# One Reason Chicago Bulls decided to pick Derrick Rose over Michael Beasley



## Noyze (Oct 7, 2010)

> When we talk about draft picks we discuss athleticism, outside shot, basketball IQ, college success, vertical leap and the other things we as fans can see and measure.
> 
> But maturity and passion for the game and the craft matter more in how a player develops. Competitiveness matters a lot. We can’t measure it, and a lot of teams seems to ignore it.
> 
> ...


Lol according to Reinsdorf that's really all Rose said, and I'm sure it's all he needed to say too.


----------



## Ballscientist (Nov 11, 2002)

Bulls


----------



## Dornado (May 26, 2003)

Rose was coming off of a particularly tough loss, so I'm sure Reinsdorf knew exactly what he was talking about... Beasley on the other hand, million dollar talent, five cent head. Beasley has a ton of skill. I watched a ton of Beasley/Rose footage leading up to the draft that year and honestly wouldn't have been heartbroken about either one of them based on what I saw.... Rose has obviously changed that drastically in hindsight.


----------



## Dre (Jun 20, 2003)

I don't know if Beasley's answer was totally out of line for a wing player, maybe it was an attempt at levity but there's no excuse for having your phone on. SMH.


----------



## futuristxen (Jun 26, 2003)

Reinsdorf is a magnadoofus. This stuff is why they have missed out on every superstar in free agency since Michael left. Whiffed on T-Mac/GHill back in the day, ended up with Eddie Robinson.
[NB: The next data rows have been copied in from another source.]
+    for (int h0 = 0; h0 < heads; h0 += kHC) {
+        const int nh = heads - h0 < kHC ? heads - h0 : kHC;
+        for (int t0 = 0; t0 < tokens; t0 += kTileRows) {
+            float part[kHC];
+#pragma unroll
+            for (int hh = 0; hh < kHC; ++hh) part[hh] = 0.f;
+            for (int c0 = 0; c0 < D; c0 += kTileCols) {
+                __syncthreads();
+#pragma unroll
+                for (int k = 0; k < 4; ++k) {
+                    const int o = threadIdx.x + k * 256, row = o >> 4, oc = o & 15, t = t0 + row;
+                    V8 v;
+#pragma unroll
+                    for (int e = 0; e < 8; ++e) v[e] = (T)0.f;
+                    if (t < tokens) v = *(const V8*)(xb + (size_t)t * D + c0 + oc * 8);
+                    *(V8*)(tile + row * kTileLd + oc * 8) = v;
+                }
+                __syncthreads();
+                const float* up = u + ((size_t)img * heads + h0) * D + c0 + wave * 32;
+#pragma unroll
+                for (int o = 0; o < 4; ++o) {
+                    const V8 v = *(const V8*)(tile + lane * kTileLd + wave * 32 + o * 8);
+                    float xf[8];
+#pragma unroll
+                    for (int e = 0; e < 8; ++e) xf[e] = (float)v[e];
+#pragma unroll
+                    for (int hh = 0; hh < kHC; ++hh)
+                        if (hh < nh) {
+                            const float* uh = up + (size_t)hh * D + o * 8;
+#pragma unroll
+                            for (int e = 0; e < 8; ++e) part[hh] = __builtin_fmaf(xf[e], uh[e], part[hh]);
+                        }
+                }
+            }
+            __syncthreads();
+#pragma unroll
+            for (int hh = 0; hh < kHC; ++hh) red[(wave * kHC + hh) * 64 + lane] = part[hh];
+            __syncthreads();
+            for (int idx = threadIdx.x; idx < 64 * nh; idx += 256) {
+                const int hh = idx >> 6, r = idx & 63, t = t0 + r;
+                if (t < tokens) {
+                    const float dot = (red[hh * 64 + r] + red[(kHC + hh) * 64 + r]) +
+                                      (red[(2 * kHC + hh) * 64 + r] + red[(3 * kHC + hh) * 64 + r]);
+                    const float s = __builtin_fmaf(stats[2 * t], dot, stats[2 * t + 1] * qcs[(size_t)img * heads + h0 + hh]);
+                    wgt[t * HP + h0 + hh] = s * scale;
+                }
+            }
+        }
+    }
+    __syncthreads();
+
+    for (int h = wave; h < heads; h += 4) {
+        float mx = -INFINITY;
+        for (int t = lane; t < tokens; t += 64) mx = fmaxf(mx, wgt[t * HP + h]);
+        mx = wave_max(mx);
+        float sum = 0.f;
+        for (int t = lane; t < tokens; t += 64) {
+            const float p = __expf(wgt[t * HP + h] - mx);
+            wgt[t * HP + h] = p;
+            sum += p;
+        }
+        sum = wave_sum(sum);
+        float cs = 0.f;
+        for (int t = lane; t < tokens; t += 64) {
+            const float p = wgt[t * HP + h] / sum;
+            cs = __builtin_fmaf(p, stats[2 * t + 1], cs);
+            wgt[t * HP + h] = p * stats[2 * t];
+        }
+        cs = wave_sum(cs);
+        if (lane == 0) c[(size_t)img * heads + h] = cs;
+    }
+    __syncthreads();
+
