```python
# ... 682 lines not shown
    U = np.transpose(U, (2, 0, 5, 3, 6, 4, 1))
    lead = U.shape[:3]
    wide = U[..., [0, 1, 2, 5]].reshape(*lead, 512)
    narrow = U[..., [3, 4]].reshape(*lead, 256)
    return np.ascontiguousarray(np.concatenate([wide, narrow], axis=-1), dtype=np.float32).reshape(-1)


F24_G2 = np.array([[1, 0, 0], [.5, .5, .5], [.5, -.5, .5], [0, 0, 1]], np.float64)
F24_G4 = np.array([[.25, 0, 0], [-1 / 6, -1 / 6, -1 / 6], [-1 / 6, 1 / 6, -1 / 6], [1 / 24, 1 / 12, 1 / 6], [1 / 24, -1 / 12, 1 / 6], [0, 0, 1]],
                  np.float64)


def winograd_f24_filters(w):
    w64 = np.asarray(w, np.float64)
    U = np.zeros((4, 6) + w64.shape[:2], np.float64)
    for a in range(3):
        for b in range(3):
            U += (F24_G2[:, a][:, None, None, None] * w64[None, None, :, :, a, b]) * F24_G4[:, b][None, :, None, None]
    return U


F24_FLAG = 2
F24K_FLAG = 4


def cyl_layer_filters(w, f24k=True):
    wt = winograd_tile_weights(w)
    cout, cin = w.shape[0], w.shape[1]
    if cout == 128:
        flag = F24_FLAG
    elif f24k and cout == 64 and cin % 64 == 0:
        flag = F24K_FLAG
    else:
        return wt, 0
    return np.concatenate([wt, winograd_f24_tile_weights(w)]), flag


class CylindricalNet:

    def __init__(self, layers, device, f24=True, f24k=True):
        self.wt, self.bias, self.cin, self.cout, self.relu = [], [], [], [], []
        self.entry = "buf_cylindrical_net_wg"
        flags = []
        for w, b, relu in layers:
            cout, cin = w.shape[0], w.shape[1]
            wt, flag = cyl_layer_filters(w, f24k) if f24 else (winograd_tile_weights(w), 0)
            flags.append(flag)
            self.wt.append(torch.from_numpy(wt).to(device))
            self.bias.append(torch.from_numpy(np.ascontiguousarray(b, dtype=np.float32)).to(device))
            self.cin.append(cin); self.cout.append(cout); self.relu.append(1 if relu else 0)
        n = len(layers)
        self._wp = (C.c_void_p * n)(*[t.data_ptr() for t in self.wt])
        self._bp = (C.c_void_p * n)(*[t.data_ptr() for t in self.bias])
        self._ci = (C.c_int * n)(*self.cin)
        self._co = (C.c_int * n)(*self.cout)
        self._re = (C.c_int * n)(*[r | f for r, f in zip(self.relu, flags)])

    def __call__(self, x):
        L = _lib.lib()
        x = x.contiguous()
        P = x.shape[0]
        y = torch.empty((P, self.cout[-1], 7, 20), dtype=torch.float32, device=x.device)
        check(L.buf_cylindrical_net_wg(_ptr(x), P, self._wp, self._bp, self._ci, self._co, self._re, _ptr(y), _stream()), self.entry)
        return y


def split_tile_filters(w):
    L = _lib.lib()
    w = np.ascontiguousarray(w, dtype=np.float32)
    cout, cin = w.shape[0], w.shape[1]
    out = np.empty(L.buf_split_filter_count(cout, cin), dtype=np.uint16)
    check(L.buf_split_tile_filters(w.ctypes.data, cout, cin, out.ctypes.data), "buf_split_tile_filters")
    return out


class CylindricalNetSplit:

    def __init__(self, layers, device, f24k=True):
        self.wt, self.bias, self.cin, self.cout, self.relu = [], [], [], [], []
        self.entry = "buf_cylindrical_net_split"
        for w, b, relu in layers:
            cout, cin = w.shape[0], w.shape[1]
            self.wt.append(torch.from_numpy(split_tile_filters(w).view(np.int16)).to(device))
            self.bias.append(torch.from_numpy(np.ascontiguousarray(b, dtype=np.float32)).to(device))
            self.cin.append(cin); self.cout.append(cout); self.relu.append(1 if relu else 0)
        n = len(layers)
        self.status = torch.zeros(1, dtype=torch.int32, device=device)
        self._wp = (C.c_void_p * n)(*[t.data_ptr() for t in self.wt])
        self._bp = (C.c_void_p * n)(*[t.data_ptr() for t in self.bias])
        self._ci = (C.c_int * n)(*self.cin)
        self._co = (C.c_int * n)(*self.cout)
        self._re = (C.c_int * n)(*self.relu)
        self.last_flags = None
        self.safe = n == 8 and _lib.lib().buf_cylindrical_net_wg_supports(self._ci, self._co) == 0 and not os.environ.get('BUF_SPLIT_UNSAFE')
        if self.safe:
            tiled = [cyl_layer_filters(w, f24k) for w, _, _ in layers]
            self.wt_wg = [torch.from_numpy(wt).to(device) for wt, _ in tiled]
            self._wwp = (C.c_void_p * n)(*[t.data_ptr() for t in self.wt_wg])
            self._re_safe = (C.c_int * n)(*[r | f for r, (_, f) in zip(self.relu, tiled)])

    def _safe_call(self, x, head):
        L = _lib.lib()
        x = x.contiguous()
        P = x.shape[0]
        out = torch.empty((P, self.cout[-1], 7, 20), dtype=torch.float32, device=x.device)
        desc = torch.empty((P, 32), dtype=torch.float32, device=x.device) if head is not None else None
        self.last_flags = torch.empty((max(P, 1),), dtype=torch.int32, device=x.device)
        check(L.buf_cylindrical_net_split_safe(_ptr(x), P, self._wp, self._wwp, self._bp, self._ci, self._co, self._re_safe,
                                               _ptr(head.params) if head is not None else None, _ptr(out), _ptr(desc), _ptr(self.status),
                                               _ptr(self.last_flags), _stream()), "buf_cylindrical_net_split_safe")
        return (desc, out) if head is not None else out

    def __call__(self, x):
        if self.safe:
            return self._safe_call(x, None)
        L = _lib.lib()
        x = x.contiguous()
        P = x.shape[0]
        y = torch.empty((P, self.cout[-1], 7, 20), dtype=torch.float32, device=x.device)
        check(L.buf_cylindrical_net_split(_ptr(x), P, self._wp, self._bp, self._ci, self._co, self._re, _ptr(y), _ptr(self.status), _stream()),
              self.entry)
        return y

    def with_head(self, x, head):
        if self.safe:
            return self._safe_call(x, head)
        L = _lib.lib()
        x = x.contiguous()
        P = x.shape[0]
        desc = torch.empty((P, 32), dtype=torch.float32, device=x.device)
        equi = torch.empty((P, 32, 7, 20), dtype=torch.float32, device=x.device)
        check(L.buf_cylindrical_net_split_head(_ptr(x), P, self._wp, self._bp, self._ci, self._co, self._re, _ptr(head.params),
                                               _ptr(desc), _ptr(equi), _ptr(self.status), _stream()), "buf_cylindrical_net_split_head")
# ... 183 lines not shown
```

include/buffer_hip.h:

```cpp
#ifndef BUFFER_HIP_H
#define BUFFER_HIP_H
#include <stddef.h>
#include <stdint.h>
#ifdef __cplusplus
extern "C" {
#endif

#define BUF_OK            0
#define BUF_EINVAL       -1
#define BUF_EHIP         -2
#define BUF_EWORKSPACE   -3
#define BUF_ECAPACITY    -4
#define BUF_ENODEVICE    -5

const char* buf_last_error(void);
int         buf_version(void);
int         buf_device_count(void);
#define BUF_TIMED_GRID_QUERY 0
#define BUF_TIMED_CYL_NET    1
#define BUF_TIMED_COST_NET   2
#define BUF_TIMED_SELECT_PATCHES 3
#define BUF_TIMED_PATCH_VOXELIZE 4
#define BUF_TIMED_FPS            5
#define BUF_TIMED_NN1            6
// ... 95 lines not shown
int     buf_score_head(const float* x, int n, const int* lens_host, int nseg,
                       const float* vn1_wf, const float* vn1_wd, const float* vn1_bsc, const float* vn1_bsh, float vn1_slope,
                       const float* vn2_wf, const float* vn2_wd, const float* vn2_bsc, const float* vn2_bsh, float vn2_slope,
                       const float* lin, const float* w0, const float* b0, const float* w1, const float* b1, int c1,
                       const float* w2, const float* b2, int final_activation, float eps, float* out,
                       void* ws, size_t ws_bytes, void* stream);

size_t  buf_patch_voxelize_ws_bytes(int ncentres);
int     buf_patch_voxelize(const float* patches, const float* axis, int npatch, int npts, float des_r,
                           const float* centres, int ncentres, int azi_n, const float* azi_cs, float voxel_r,
                           int nsample, const float* mlp_w_host, const float* mlp_b_host, const float* bn_scale_host,
                           const float* bn_shift_host, float* out_x, float* out_R, float* out_rand, float* out_patches,
                           void* ws, size_t ws_bytes, void* stream);

int     buf_winograd_group(int cin, int cout);
int     buf_winograd_tile_weights(const float* w_host, int cout, int cin, float* out_host);
int     buf_winograd_tile_filters(const float* w_host, int cout, int cin, int ng, int nblk, float* out_host);
#define BUF_CYL_F24 2
#define BUF_CYL_F24K 4
int     buf_cylindrical_net_wg_flags(const int* cin_host, const int* cout_host, const int* relu_host);
int     buf_winograd_f24_tile_weights(const float* w_host, int cout, int cin, float* out_host);
int     buf_cylindrical_net_wg(const float* x, int npatch, const float* const* wt_host, const float* const* bias_host,
                               const int* cin_host, const int* cout_host, const int* relu_host, float* y, void* stream);
int     buf_cylindrical_net_wg_supports(const int* cin_host, const int* cout_host);

long long buf_split_filter_count(int cout, int cin);
int     buf_split_tile_filters(const float* w_host, int cout, int cin, unsigned short* out_host);
int     buf_cylindrical_net_split(const float* x, int npatch, const void* const* wt_host, const float* const* bias_host,
                                  const int* cin_host, const int* cout_host, const int* relu_host, float* y, int* status_dev, void* stream);
int     buf_cylindrical_net_split_head(const float* x, int npatch, const void* const* wt_host, const float* const* bias_host,
                                       const int* cin_host, const int* cout_host, const int* relu_host, const float* head_params,
                                       float* desc, float* equi, int* status_dev, void* stream);

int     buf_cylindrical_net_split_safe(const float* x, int npatch, const void* const* wt_split_host, const float* const* wt_wg_host,
                                       const float* const* bias_host, const int* cin_host, const int* cout_host, const int* relu_host,
                                       const float* head_params, float* y_or_equi, float* desc, int* status_dev, int* flags_ws, void* stream);

int     buf_descriptor_head(const float* y, int npatch, const float* params, float* desc, float* equi, void* stream);

int     buf_cost_winograd_group(int layer);
int     buf_cost_volume_net(const float* s_eq, const float* t_eq, int m, const float* const* wt_host,
                            const float* const* bias_host, float* ind_out, void* stream);
int     buf_cost_volume_net_gather(const float* equi, int ele_n, const long long* s_rows, const long long* t_rows, int m,
                                   const float* const* wt_host, const float* const* bias_host, float* ind_out, void* stream);

long long buf_split_gemm_count(int cout, int cin, int ntaps, int nt);
int     buf_split_tile_gemm(const float* w_host, int cout, int cin, int ntaps, int nt, unsigned short* out_host);
int     buf_cost_volume_net_split(const float* s_eq, const float* t_eq, int m, const void* const* wt_host,
                                  const float* const* bias_host, float* ind_out, int* status_dev, void* stream);
int     buf_cost_volume_net_split_gather(const float* equi, int ele_n, const long long* s_rows, const long long* t_rows, int m,
                                         const void* const* wt_host, const float* const* bias_host, float* ind_out,
                                         int* status_dev, void* stream);
int     buf_cost_volume_net_split_safe(const float* s_eq, const float* t_eq, int ele_n, const long long* s_rows, const long long* t_rows,
                                       int m, const void* const* wt_split_host, const float* const* bias_split_host,
                                       const float* const* wt_f32_host, const float* const* bias_f32_host, float* ind_out,
                                       int* status_dev, int* flags_ws, void* stream);
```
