#define RING_DRAIN() asm volatile("s_waitcnt vmcnt(0)"                                                                          \
                 : "+v"(rc0), "+v"(rc1), "+v"(rc2), "+v"(rc3), "+v"(rc4), "+v"(rc5), "+v"(rc6), "+v"(rc7),       \
                   "+v"(rn0), "+v"(rn1), "+v"(rn2), "+v"(rn3), "+v"(rn4), "+v"(rn5), "+v"(rn6), "+v"(rn7)        \
                 :                                                                                             \
                 : "memory");

    if (!backward) {
        int k = 0;
        int2 dk = col_desc(S, 0);
        int cs = 0, ce = dk.x;
        int mo = 0;
        int32_t local_max = MRP_NEG_I32;
#define FWD_ROUND(i, qq, nw)                                                                               \
    RING_WAIT(i, nw)                                                                                         \
    {                                                                                                        \
    const int pos0 = 4 * ((qq) * T + tid);                                                                   \
    int32_t fv[4] = {MRP_NEG_I32, MRP_NEG_I32, MRP_NEG_I32, MRP_NEG_I32};                                    \
    if ((qq) < Q && k < K) {                                                                                 \
        const int rend = 4 * ((qq) + 1) * T;                                                                 \
        for (;;) {                                                                                           \
            const bool first = (k == 0), last = (k == K - 1);                                                \
                        \
            bool act[4];                                                                                     \
            bool any_act = false;                                                                            \
            _Pragma("unroll") for (int j = 0; j < 4; j++) {                                                  \
                const int p = pos0 + j;                                                                      \
                act[j] = (p >= cs) & (p < ce);                                                               \
                any_act |= act[j];                                                                           \
            }                                                                                                \
            if (__any(any_act)) {                                                                            \
                int32_t fp[4] = {0, 0, 0, 0};                                                                \
                if (!first) {                                                                                \
                    _Pragma("unroll") for (int j = 0; j < 4; j++)                                            \
                        fp[j] = S.cur[act[j] ? (rn##i[j] >> 16) : lane];           \
                }                                                                                            \
                _Pragma("unroll") for (int j = 0; j < 4; j++) {                                              \
                    const int32_t v = add_i32(fp[j], -(int32_t) rc##i[j]);                                   \
                    fv[j] = act[j] ? v : fv[j];                                                              \
                    const int32_t val = act[j] ? v : MRP_NEG_I32;                                            \
                    if (!last) atomicMax(&S.nxt[act[j] ? (rn##i[j] & 0xFFFFu) : lane], val);       \
                    else local_max = max(local_max, val);                                                    \
                }                                                                                            \
            }                                                                                                \
            if (ce > rend) break;                                \
                                                                                   \
            if (last) {                                                                                      \
                local_max = wave_max_i32(local_max);                                                         \
                if ((tid & (WAVE - 1)) == 0) atomicMax(&S.red[0], local_max);                                \
                k = K;                                                                                       \
                break;                                                                                       \
            }                                                                                                \
            if (k + 1 >= S.win0 + SWEEP_WIN) stage_window(S, cols, K, k, tid, T);                            \
            const int2 dn = col_desc(S, k + 1);                                                              \
            lds_barrier();                                                                                   \
            for (int m = tid; m < dk.y; m += T) out_mf[mo + m] = S.nxt[m];                       \
            if (k + 2 < K) for (int m = tid; m < dn.y; m += T) S.cur[m] = MRP_NEG_I32;                       \
            lds_barrier();                                                                                   \
            { int32_t *t_ = S.cur; S.cur = S.nxt; S.nxt = t_; }                                              \
            mo += dk.y;                                                                                      \
            k++;                                                                                             \
            dk = dn;                                                                                         \
            cs = ce;                                                                                         \
            ce = cs + dk.x;                                                                                  \
            if (cs >= rend) break;                                                                           \
        }                                                                                                    \
    }                                                                                                        \
    STORE4(out_f, pos0, (qq) < Q && pos0 < N, fv)                                                            \
    }                                                                                                        \
    RING_LOAD(i, (qq) + SWEEP_R)
        FWD_ROUND(0, 0, 14) FWD_ROUND(1, 1, 15) FWD_ROUND(2, 2, 16) FWD_ROUND(3, 3, 17)
        FWD_ROUND(4, 4, 18) FWD_ROUND(5, 5, 19) FWD_ROUND(6, 6, 20) FWD_ROUND(7, 7, 21)
        for (int q0 = SWEEP_R; q0 < Q; q0 += SWEEP_R) {
            FWD_ROUND(0, q0, 21) FWD_ROUND(1, q0 + 1, 21) FWD_ROUND(2, q0 + 2, 21) FWD_ROUND(3, q0 + 3, 21)
            FWD_ROUND(4, q0 + 4, 21) FWD_ROUND(5, q0 + 5, 21) FWD_ROUND(6, q0 + 6, 21) FWD_ROUND(7, q0 + 7, 21)
        }
#undef FWD_ROUND
        RING_DRAIN()
        __syncthreads();
        const double total = i32_to_log(S.red[0]);
        for (int kk = tid; kk < K; kk += T) d.col_total[h.col0 + kk] = total;
        if (tid == 0) d.hmm_fb[2 * hmm_index] = total;
    }
    else {
        int k = K - 1;
        if (k < S.win0 || k >= S.win0 + SWEEP_WIN) stage_window(S, cols, K, max(0, K - SWEEP_WIN), tid, T);
        int2 dk = col_desc(S, k);
        int ce = N, cs = N - dk.x;
        int mo = (int) h.n_merge;
        if (K >= 2) {
            if (k - 1 < S.win0) stage_window(S, cols, K, max(0, k - SWEEP_WIN + 1), tid, T);
            const int2 dp = col_desc(S, k - 1);
            for (int m = tid; m < dp.y; m += T) S.nxt[m] = MRP_NEG_I32;
        }
        lds_barrier();
        int32_t local_max = MRP_NEG_I32;
#define BWD_ROUND(i, qq, nw)                                                                                 \
    RING_WAIT(i, nw)                                                                                         \
    {                                                                                                        \
    const int pos0 = 4 * ((qq) * T + tid);                                                                   \
    int32_t bv[4] = {MRP_NEG_I32, MRP_NEG_I32, MRP_NEG_I32, MRP_NEG_I32};                                    \
    if ((qq) >= 0 && k >= 0) {                                                                               \
        const int rbeg = 4 * (qq) * T;                                                                       \
        for (;;) {                                                                                           \
            const bool first = (k == 0), last = (k == K - 1);                                                \
            bool act[4];                                                                                     \
            bool any_act = false;                                                                            \
            _Pragma("unroll") for (int j = 0; j < 4; j++) {                                                  \
                const int p = pos0 + j;                                                                      \
                act[j] = (p >= cs) & (p < ce);                                                               \
                any_act |= act[j];                                                                           \
            }                                                                                                \
            if (__any(any_act)) {                                                                            \
                int32_t bn[4] = {0, 0, 0, 0};                                                                \
                if (!last) {                                                                                 \
                    _Pragma("unroll") for (int j = 0; j < 4; j++)                                            \
                        bn[j] = S.cur[act[j] ? (rn##i[j] & 0xFFFFu) : lane];       \
                }                                                                                            \
                _Pragma("unroll") for (int j = 0; j < 4; j++) {                                              \
                    bv[j] = act[j] ? bn[j] : bv[j];                                                          \
                    const int32_t pv = act[j] ? add_i32(bn[j], -(int32_t) rc##i[j]) : MRP_NEG_I32;           \
                    if (!first) atomicMax(&S.nxt[act[j] ? (rn##i[j] >> 16) : lane], pv);                     \
                    else local_max = max(local_max, pv);                                                     \
                }                                                                                            \
            }                                                                                                \
            if (cs < rbeg) break;                            \
            if (first) {                                                                                     \
                local_max = wave_max_i32(local_max);                                                         \
                if ((tid & (WAVE - 1)) == 0) atomicMax(&S.red[1], local_max);                                \
                k = -1;                                                                                      \
                break;                                                                                       \
            }                                                                                                \
            if (k - 2 >= 0 && k - 2 < S.win0) stage_window(S, cols, K, max(0, k - SWEEP_WIN + 1), tid, T);   \
            else if (k - 1 < S.win0) stage_window(S, cols, K, max(0, k - SWEEP_WIN + 1), tid, T);            \
            const int2 dp = col_desc(S, k - 1);                                                              \
            const int n_clear = (k >= 2) ? col_desc(S, k - 2).y : 0;                                         \
            lds_barrier();                                                                                   \
            for (int m = tid; m < dp.y; m += T) out_mb[mo - dp.y + m] = S.nxt[m];                \
            for (int m = tid; m < n_clear; m += T) S.cur[m] = MRP_NEG_I32;                                   \
            lds_barrier();                                                                                   \
            { int32_t *t_ = S.cur; S.cur = S.nxt; S.nxt = t_; }                                              \
            mo -= dp.y;                                                                                      \
            k--;                                                                                             \
            dk = dp;                                                                                         \
            ce = cs;                                                                                         \
            cs = ce - dk.x;                                                                                  \
            if (ce <= rbeg) break;                                                                           \
        }                                                                                                    \
    }                                                                                                        \
    STORE4(out_b, pos0, (qq) >= 0 && pos0 < N, bv)                                                           \
    }                                                                                                        \
    RING_LOAD(i, (qq) - SWEEP_R)
        BWD_ROUND(0, Q - 1, 14) BWD_ROUND(1, Q - 2, 15) BWD_ROUND(2, Q - 3, 16) BWD_ROUND(3, Q - 4, 17)
        BWD_ROUND(4, Q - 5, 18) BWD_ROUND(5, Q - 6, 19) BWD_ROUND(6, Q - 7, 20) BWD_ROUND(7, Q - 8, 21)
        for (int q0 = Q - 1 - SWEEP_R; q0 >= 0; q0 -= SWEEP_R) {
            BWD_ROUND(0, q0, 21) BWD_ROUND(1, q0 - 1, 21) BWD_ROUND(2, q0 - 2, 21) BWD_ROUND(3, q0 - 3, 21)
            BWD_ROUND(4, q0 - 4, 21) BWD_ROUND(5, q0 - 5, 21) BWD_ROUND(6, q0 - 6, 21) BWD_ROUND(7, q0 - 7, 21)
        }
#undef BWD_ROUND
        RING_DRAIN()
        __syncthreads();
        if (tid == 0) d.hmm_fb[2 * hmm_index + 1] = i32_to_log(S.red[1]);
    }
#undef RING_DRAIN
#undef RING_LOAD
#undef RING_WAIT
#undef STORE4
}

Whiffed on Amare, Bosh, Wade, and Lebron--ended up with Carlos Boozer and Ronnie Brewer.


----------



## Basel (Mar 31, 2005)

Forget having his phone on (which is terrible in itself). He answered the ****ing calls. What a moron.


----------



## Basel (Mar 31, 2005)

futuristxen said:


> Reinsdorf is a magnadoofus. This stuff is why they have missed out on every superstar in free agency since Michael left. Whiffed on T-Mac/GHill back in the day, ended up with Eddie Robinson.
> 
> Whiffed on Amare, Bosh, Wade, and Lebron--ended up with Carlos Boozer and Ronnie Brewer.


So are you sayinghe made the wrong decision in this case?


----------



## Pay Ton (Apr 18, 2003)

Basel said:


> So are you sayinghe made the wrong decision in this case?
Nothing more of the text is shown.